Assignment Description:
This project is to create the abstract data type (ADT) for a polynomial called Poly.
Implement the internal representation of a polynomial (nonnegative exponents) as an array of
terms. One array is sufficient to store one polynomial. One term is stored in one array element;
each term contains an exponent and a coefficient. The array element subscript is the exponent and
the content of the element is the coefficient value. A constructor receives at most two values, the
coefficient of the term and the largest exponent currently expected. (The coefficient may be
changed later using functions.) Dynamically allocate initial memory for your array using only as
many elements as needed. (After the Poly object instantiation, the size of the array need not be
tied to the largest exponent. i.e., you may want to make the array larger when needed, but
typically an array is not made smaller as it is inefficient.)
Develop a full class:
1. All proper constructor and destructor functions, e.g.,
Poly A(5,7); // Memory is reserved for polynomial A, with a largest power of 7
// and the coefficient is set to 5: +5x^7.
Poly B(2); // B has one element, initialized to +2x^0
Poly X; // Initialized to 0x^0 (zero polynomial)
Poly C(A); // C is an exact copy (deep copy) of A.
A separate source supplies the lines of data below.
@@ -58,21 +55,32 @@
 
 template <int R>
 __device__ __forceinline__ void fd_xn_request(const AgentDev &ag, const FeBases &fb, int parity, int ln, FdXn<R> &xr) {
+  const double *ybs[LOOKAHEAD_MAX_AGENTS];
+  int yns[LOOKAHEAD_MAX_AGENTS];
+#pragma unroll
+  for (int k = 0; k < LOOKAHEAD_MAX_AGENTS; ++k) { ybs[k] = fb.ybase[k]; yns[k] = fb.npose[k]; }
+  static_assert(LOOKAHEAD_MAX_AGENTS == 8, "one operand below per agent");
+  asm volatile("" : "+s"(ybs[0]), "+s"(ybs[1]), "+s"(ybs[2]), "+s"(ybs[3]), "+s"(ybs[4]), "+s"(ybs[5]), "+s"(ybs[6]), "+s"(ybs[7]),
+               "+s"(yns[0]), "+s"(yns[1]), "+s"(yns[2]), "+s"(yns[3]), "+s"(yns[4]), "+s"(yns[5]), "+s"(yns[6]), "+s"(yns[7]));
 #pragma unroll
   for (int q = 0; q < 3; ++q) {
     {
-      unsigned wsel = 0;
-#pragma unroll
-      for (int k = 0; k < 32; ++k) {
-        const unsigned wk = ag.fe_code[(32 * q + k < FE_MAX_EDGES / 2) ? 32 * q + k : FE_MAX_EDGES / 2 - 1];
-        wsel = ((ln >> 1) == k) ? wk : wsel;
-      }
+      unsigned wt[32];
+#pragma unroll
+      for (int k = 0; k < 32; ++k) wt[k] = ag.fe_code[(32 * q + k < FE_MAX_EDGES / 2) ? 32 * q + k : FE_MAX_EDGES / 2 - 1];
+#pragma unroll
+      for (int bit = 0; bit < 5; ++bit) {
+        const bool up = ((ln >> 1) >> bit) & 1;
+#pragma unroll
+        for (int k = 0; k < (16 >> bit); ++k) wt[k] = up ? wt[2 * k + 1] : wt[2 * k];
+      }
+      const unsigned wsel = wt[0];
       const unsigned code = (ln & 1) ? (wsel >> 16) : (wsel & 0xffffu);
       const int sa = (int)(code >> 12), sf = (int)(code & 0xfffu);
-      const double *yb = fb.ybase[0];
-      int yn = fb.npose[0];
-#pragma unroll
-      for (int k = 1; k < LOOKAHEAD_MAX_AGENTS; ++k) { yb = (sa == k) ? fb.ybase[k] : yb; yn = (sa == k) ? fb.npose[k] : yn; }
+      const double *yb = ybs[0];
+      int yn = yns[0];
+#pragma unroll
+      for (int k = 1; k < LOOKAHEAD_MAX_AGENTS; ++k) { yb = (sa == k) ? ybs[k] : yb; yn = (sa == k) ? yns[k] : yn; }
       const double *xp = yb + (parity ? (size_t)B_ALT * 4 * R * yn : (size_t)0) + (size_t)sf * 4 * R;
 #pragma unroll
       for (int k = 0; k < 2 * R; ++k) xr.v[q][k] = ld2(xp + 2 * k);
@@ -81,9 +89,9 @@
 }
 
 template <int R>
-__device__ __forceinline__ void fd_xn_to_lds(const AgentDev &ag, int ln, const FdXn<R> &xr, double *Es) {
+__device__ __forceinline__ void fd_xn_to_lds(int nshared, int ln, const FdXn<R> &xr, double *Es) {
   constexpr int EPE = 4 * R + 16;
-  int nsh = ag.nshared;
+  int nsh = nshared;
   asm volatile("" : "+v"(nsh));
 #pragma unroll
   for (int q = 0; q < 3; ++q) {
@@ -100,16 +108,16 @@
   double2 v[TRIPS];
 };
 
-__device__ __forceinline__ void fd_cf_request(const AgentDev &ag, int ln, FdCf &cr) {
-  const int nit = ag.nshared * 8;
-#pragma unroll
-  for (int j = 0; j < FdCf::TRIPS; ++j) cr.v[j] = ld2(ag.fe_coef + 2 * min(64 * j + ln, nit - 1));
+__device__ __forceinline__ void fd_cf_request(const double *fe_coef, int nshared, int ln, FdCf &cr) {
+  const int nit = nshared * 8;
+#pragma unroll
+  for (int j = 0; j < FdCf::TRIPS; ++j) cr.v[j] = ld2(fe_coef + 2 * min(64 * j + ln, nit - 1));
 }
 
 template <int R>
-__device__ __forceinline__ void fd_cf_to_lds(const AgentDev &ag, int ln, const FdCf &cr, double *Es) {
+__device__ __forceinline__ void fd_cf_to_lds(int nshared, int ln, const FdCf &cr, double *Es) {
   constexpr int EPE = 4 * R + 16;
-  int nit = ag.nshared * 8;
+  int nit = nshared * 8;
   asm volatile("" : "+v"(nit));
 #pragma unroll
   for (int j = 0; j < FdCf::TRIPS; ++j) {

To make sure you understand memory, when Poly A is +5x^7 -4x^3 +10x -2 memory for the
object A looks like
2. Overload common operators:
(a). The addition, subtraction, and multiplication operators (+, -, *) to add, subtract, multiply two
polynomials
(b). The assignment operator (=) to assign one polynomial to another
(c). The addition, subtraction, multiplication assignment operators (+=, -=, *=)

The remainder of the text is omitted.